阿秀将那块玉佩交给村长,村长看到玉佩后,脸色骤变,连忙将两人请进屋内,屏退左右,神色凝重地说道:“这块玉佩,是咱们村世代守护的秘密。传说在云隐山的最深处,有一座古老的祠堂,里面藏着能保佑一方平安的宝藏。但多年来,无数人进去后便再也没出来。李婆婆年轻时曾去过一次,回来后就变得神神叨叨,直到今天才说出这个秘密。”
林远和阿秀对视一眼,心中同时掀起了惊涛骇浪。
“婆婆说‘救救孩子们’,是什么意思?”林远问道。
村长叹了口气,望向窗外连绵起伏的山峦:“意思是,这片山林正在遭受未知的威胁,而唯一能解开这个谜团,拯救村庄的,只有拥有纯净之心的人。看来,天意让你们来到这里,或许,你们的命运,将从今天开始改变。”

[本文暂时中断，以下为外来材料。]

@@ -183,7 +230,7 @@
   const long r0 = (long)blockIdx.x * strip;
   const long r1 = r0 + strip < rows ? r0 + strip : rows;
   for (long row0 = r0 + wave; row0 < r1; row0 += 8) {
-    uint4 rx[2][MAXV], rg[2][MAXV];
+    uint4 rx[2][MAXV], rg[2][MAXV], rr[2][RES_EARLY ? MAXV : 1];
     float mu[2], rs[2];
 #pragma unroll
     for (int u = 0; u < 2; u++) {
@@ -194,9 +241,11 @@
       for (int i = 0; i < MAXV; i++) {
         const int vi = lane + i * 64;
         rx[u][i] = make_uint4(0, 0, 0, 0); rg[u][i] = make_uint4(0, 0, 0, 0);
+        if constexpr (RES_EARLY) rr[u][i] = make_uint4(0, 0, 0, 0);
         if (live && vi < nvec) {
           rx[u][i] = *(const uint4*)(x + row * (long)D + (long)vi * VI);
           rg[u][i] = *(const uint4*)(dy + row * (long)D + (long)vi * VI);
+          if constexpr (RES_EARLY) rr[u][i] = *(const uint4*)(dres + row * (long)D + (long)vi * VI);
         }
       }
     }
@@ -224,6 +273,7 @@
           }
         }
       }
+      if constexpr (!WDX) continue;
       c1 = wave_sum(c1) / (float)D;
       c2 = wave_sum(c2) / (float)D;
 #pragma unroll
@@ -232,7 +282,9 @@
         if (vi < nvec) {
           Vec16<T> o;
           if (dres) {
-            Vec16<T> tr = as_vec<T>(*(const uint4*)(dres + row * (long)D + (long)vi * VI));
+            Vec16<T> tr;
+            if constexpr (RES_EARLY) tr = as_vec<T>(rr[u][i]);
+            else tr = as_vec<T>(*(const uint4*)(dres + row * (long)D + (long)vi * VI));
 #pragma unroll
             for (int j = 0; j < VI; j++) o.v[j] = from_f32<T>(rs[u] * (g[i][j] - c1 - xh[i][j] * c2) + to_f32(tr.v[j]));
           } else {
@@ -244,36 +296,7 @@
       }
     }
   }
-  if (wave > 0) {
-#pragma unroll
-    for (int i = 0; i < MAXV; i++) {
-      const int vi = lane + i * 64;
-      if (vi < nvec) {
-#pragma unroll
-        for (int j = 0; j < VI; j += 2)
-          *(float4*)(ln_red + ((long)(wave - 1) * D + vi * VI + j) * 2) = make_float4(sa[i][j], sb[i][j], sa[i][j + 1], sb[i][j + 1]);
-      }
-    }
-  }
-  __syncthreads();
-  if (wave == 0) {
-#pragma unroll
-    for (int i = 0; i < MAXV; i++) {
-      const int vi = lane + i * 64;
-      if (vi < nvec) {
-#pragma unroll
-        for (int j = 0; j < VI; j += 2) {
-          float4 t = make_float4(sa[i][j], sb[i][j], sa[i][j + 1], sb[i][j + 1]);
-#pragma unroll
-          for (int q = 0; q < 3; q++) {
-            const float4 u = *(const float4*)(ln_red + ((long)q * D + vi * VI + j) * 2);
-            t.x += u.x; t.y += u.y; t.z += u.z; t.w += u.w;
-          }
-          *(float4*)(part + ((long)blockIdx.x * D + vi * VI + j) * 2) = t;
-        }
-      }
-    }
-  }
+  ln_strip_partial<T, MAXV>(sa, sb, ln_red, lane, wave, nvec, D, part);
 }
 
 static inline int pick_strip(int G, long P, int C, int vec) {
@@ -454,8 +477,8 @@
   }
 }
 
-template <typename T, int U>
-__global__ __launch_bounds__(256) void norm_act_bwd_stats_kernel(const T* __restrict__ x, long ldx, const T* __restrict__ dy,
+template <typename T, int U, bool PIPE>
+__global__ __launch_bounds__(256, PIPE ? 2 : 1) void norm_act_bwd_stats_kernel(const T* __restrict__ x, long ldx, const T* __restrict__ dy,
                                                                  long lddy, const float* __restrict__ mean,
                                                                  const float* __restrict__ rstd, const float* __restrict__ w,
                                                                  const float* __restrict__ b, float* __restrict__ bsums, int G,
@@ -491,20 +514,43 @@
         }
       };
       long p = p0 + tp;
-      for (; p + (long)(U - 1) * np < p1; p += (long)U * np) {
-        uint4 rx[U], rg[U];
-#pragma unroll
-        for (int u = 0; u < U; u++) {
-          const long pix = (long)g * P + p + (long)u * np;
-          rx[u] = *(const uint4*)(x + pix * ldx + c0);
-          rg[u] = *(const uint4*)(dy + pix * lddy + c0);
+      if constexpr (PIPE) {
+        const long bs = (long)U * np;
+        ldv4 rx[U], rg[U];
+        auto request = [&](int u, long q) {
+          const long pix = (long)g * P + (q < p1 ? q : p1 - 1);
+          rx[u] = request16(x + pix * ldx + c0);
+          rg[u] = request16(dy + pix * lddy + c0);
+        };
+#pragma unroll
+        for (int u = 0; u < U; u++) request(u, p + (long)u * np);
+        for (; p + (long)(U - 1) * np < p1; p += bs) {
+#pragma unroll
+          for (int u = 0; u < U; u++) {
+            one(landed(rx[u]), landed(rg[u]));
+            request(u, p + bs + (long)u * np);
+            __builtin_amdgcn_sched_barrier(0);
+          }
         }
 #pragma unroll
-        for (int u = 0; u < U; u++) one(rx[u], rg[u]);
-      }
-      for (; p < p1; p += np) {
-        const long pix = (long)g * P + p;
-        one(*(const uint4*)(x + pix * ldx + c0), *(const uint4*)(dy + pix * lddy + c0));
+        for (int u = 0; u < U; u++)
+          if (p + (long)u * np < p1) one(landed(rx[u]), landed(rg[u]));
+      } else {
+        for (; p + (long)(U - 1) * np < p1; p += (long)U * np) {
+          uint4 rx[U], rg[U];
+#pragma unroll
+          for (int u = 0; u < U; u++) {
+            const long pix = (long)g * P + p + (long)u * np;
+            rx[u] = *(const uint4*)(x + pix * ldx + c0);
+            rg[u] = *(const uint4*)(dy + pix * lddy + c0);
+          }
+#pragma unroll
+          for (int u = 0; u < U; u++) one(rx[u], rg[u]);
+        }
+        for (; p < p1; p += np) {
+          const long pix = (long)g * P + p;
+          one(*(const uint4*)(x + pix * ldx + c0), *(const uint4*)(dy + pix * lddy + c0));
+        }
       }
     }
     lane_reduce<V>(a, bb, cvb, np, tp, tcv, red, cv < cv_total, [&](int j, float sa, float sb) {
@@ -519,18 +565,18 @@
   }
 }
 
-template <typename T>
-__global__ __launch_bounds__(256) void norm_act_bwd_dx_kernel(const T* __restrict__ x, long ldx, const T* __restrict__ dy,
+template <typename T, bool PIPE>
+__global__ __launch_bounds__(256, PIPE ? 2 : 1) void norm_act_bwd_dx_kernel(const T* __restrict__ x, long ldx, const T* __restrict__ dy,
                                                               long lddy, T* __restrict__ dx, long lddx,
                                                               const float* __restrict__ mean, const float* __restrict__ rstd,
                                                               const float* __restrict__ w, const float* __restrict__ b,
                                                               const float* __restrict__ bsums, long P, int C, int act,
-                                                              float inv_count, int use_batch_stats) {
+                                                              float inv_count, int use_batch_stats, int rev) {
   constexpr int V = Elem<T>::VEC;
   const int cvn = C / V, cvb = min(cvn, 256), np = 256 / cvb;
   const int tp = threadIdx.x / cvb, tcv = threadIdx.x % cvb;
   if (tp >= np) return;
-  const int g = blockIdx.y;
+  const int g = rev ? (int)(gridDim.y - 1 - blockIdx.y) : (int)blockIdx.y;
   for (int cv = tcv; cv < cvn; cv += cvb) {
     const int c0 = cv * V;
     float mu[V], rs[V], wc[V], bc[V], k1[V], k2[V];
@@ -553,6 +599,29 @@
     };
     const long step = (long)gridDim.x * np;
     long p = (long)blockIdx.x * np + tp;
+    if constexpr (PIPE) {
+      auto pixel = [&](long q) { return (long)g * P + (rev ? P - 1 - q : q); };
+      ldv4 rx[4], rg[4];
+      auto request = [&](int u, long q) {
+        const long pu = pixel(q < P ? q : P - 1);
+        rx[u] = request16(x + pu * ldx + c0);
+        rg[u] = request16(dy + pu * lddy + c0);
+      };
+#pragma unroll
+      for (int u = 0; u < 4; u++) request(u, p + u * step);
+      for (; p + 3 * step < P; p += 4 * step) {
+#pragma unroll
+        for (int u = 0; u < 4; u++) {
+          one(landed(rx[u]), landed(rg[u]), pixel(p + u * step));
+          request(u, p + (4 + u) * step);
+          __builtin_amdgcn_sched_barrier(0);
+        }
+      }
+#pragma unroll
+      for (int u = 0; u < 4; u++)
+        if (p + u * step < P) one(landed(rx[u]), landed(rg[u]), pixel(p + u * step));
+      continue;
+    }
     for (; p + 3 * step < P; p += 4 * step) {
       uint4 rx[4], rg[4];
 #pragma unroll
@@ -779,16 +848,23 @@
     const size_t lds = (size_t)3 * D * 2 * sizeof(float);
     if (!off && maxv <= 4 && ws && ws_elems >= strips * D * 2 && lds <= 64 * 1024) {
       return strip_launch(dwdb, ws, ws_elems, 1, strips, D, st, [&](float* part) {
-#define LNF_LAUNCH(MV) hipLaunchKernelGGL((layernorm_bwd_fused_kernel<T, MV>), dim3((unsigned)strips), block, lds, st, (const T*)x, (const T*)dy, w, mean, rstd, (T*)dx, rows, D, (const T*)dres, STRIP, part)
+#define LNF_ARGS dim3((unsigned)strips), block, lds, st, (const T*)x, (const T*)dy, w, mean, rstd, (T*)dx, rows, D, (const T*)dres, STRIP, part
+#define LNF_LAUNCH(MV) do { \
+          if (!dx) hipLaunchKernelGGL((layernorm_bwd_fused_kernel<T, MV, false, false>), LNF_ARGS); \
+          else if (dres && g_ln_res_early && MV <= 2 && sizeof(T) == 2) hipLaunchKernelGGL((layernorm_bwd_fused_kernel<T, MV <= 2 ? MV : 1, true, true>), LNF_ARGS); \
+          else hipLaunchKernelGGL((layernorm_bwd_fused_kernel<T, MV, true, false>), LNF_ARGS); } while (0)
         if (maxv <= 1) LNF_LAUNCH(1); else if (maxv <= 2) LNF_LAUNCH(2); else LNF_LAUNCH(4);
 #undef LNF_LAUNCH
+#undef LNF_ARGS
       }, 2);
     }
   }
+  if (dx) {
 #define LNB_LAUNCH(MV) hipLaunchKernelGGL((layernorm_bwd_dx_kernel<T, MV>), grid, block, 0, st, (const T*)x, (const T*)dy, w, mean, rstd, (T*)dx, rows, D, (const T*)dres)
   if (maxv <= 1) LNB_LAUNCH(1); else if (maxv <= 2) LNB_LAUNCH(2); else if (maxv <= 4) LNB_LAUNCH(4);
   else if (maxv <= 8) LNB_LAUNCH(8); else if (maxv <= 16) LNB_LAUNCH(16); else return DU_ERR_UNSUPPORTED;
 #undef LNB_LAUNCH
+  }
   const int STRIP = pick_strip(1, rows, D, Elem<T>::VEC);
   long strips = (rows + STRIP - 1) / STRIP;
   return strip_launch(dwdb, ws, ws_elems, 1, strips, D, st, [&](float* part) {
@@ -834,7 +910,7 @@
 extern "C" int du_layernorm_bwd(int dtype, const void* x, const void* dy, const float* w, const float* mean, const float* rstd,
                                 void* dx, float* dwdb, int64_t rows, int D, float* ws, int64_t ws_elems, const void* dres, void* stream) {
   hipStream_t st = (hipStream_t)stream;
-  if (rows <= 0 || D <= 0 || !x || !dy || !dx || !dwdb) return DU_ERR_BAD_ARG;
+  if (rows <= 0 || D <= 0 || !x || !dy || !dwdb || (!dx && dres)) return DU_ERR_BAD_ARG;
   const int vi = dtype == DU_BF16 ? 8 : 4;
   if (D % vi) return DU_ERR_BAD_ARG;
   if (dtype == DU_F32) return ln_bwd_dispatch<float>(x, dy, w, mean, rstd, dx, dwdb, rows, D, ws, ws_elems, dres, st);
@@ -916,6 +992,21 @@
   return du_check_launch();
 }
 
+namespace {
+void launch_bwd_stats(int dtype, dim3 grid, dim3 block, hipStream_t st, const void* x, long ldx, const void* dy, long lddy, const float* mean,
+                      const float* rstd, const float* w, const float* b, float* bsums, int G, long P, int C, int act, int STRIP, float* part) {
+  static const int deep = DU_GETENV("DU_NORM_BWD_UNROLL") ? atoi(DU_GETENV("DU_NORM_BWD_UNROLL")) : 4;
+#define NAS_LAUNCH(T, U, PIPE) hipLaunchKernelGGL((norm_act_bwd_stats_kernel<T, U, PIPE>), grid, block, 0, st, (const T*)x, ldx, (const T*)dy, lddy, mean, rstd, w, b, bsums, G, P, C, act, STRIP, part)
+  if (dtype == DU_BF16) {
+    if (deep < 4) NAS_LAUNCH(bf16_t, 2, false);
+    else if (g_na_stats_pipe) NAS_LAUNCH(bf16_t, 4, true);
+    else NAS_LAUNCH(bf16_t, 4, false);
+  } else if (g_na_stats_pipe) NAS_LAUNCH(float, 2, true);
+  else NAS_LAUNCH(float, 2, false);
+#undef NAS_LAUNCH
+}
+}
+
 extern "C" int du_norm_act_bwd_stats(int dtype, const void* x, int64_t ldx, const void* dy, int64_t lddy, const float* mean,
                                      const float* rstd, const float* w, const float* b, float* bsums, int G, int64_t P, int C,
                                      int act, float* ws, int64_t ws_elems, void* stream) {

风吹过窗棂,带来阵阵松涛声。林远握紧了手中的玉佩,感受着那传来的微弱温度。他知道,自己的平静生活彻底结束了,一场关于爱、责任与救赎的旅程,才刚刚开始。而在这深山的怀抱里,那些坚韧的女人,将成为他前行路上最温暖的光。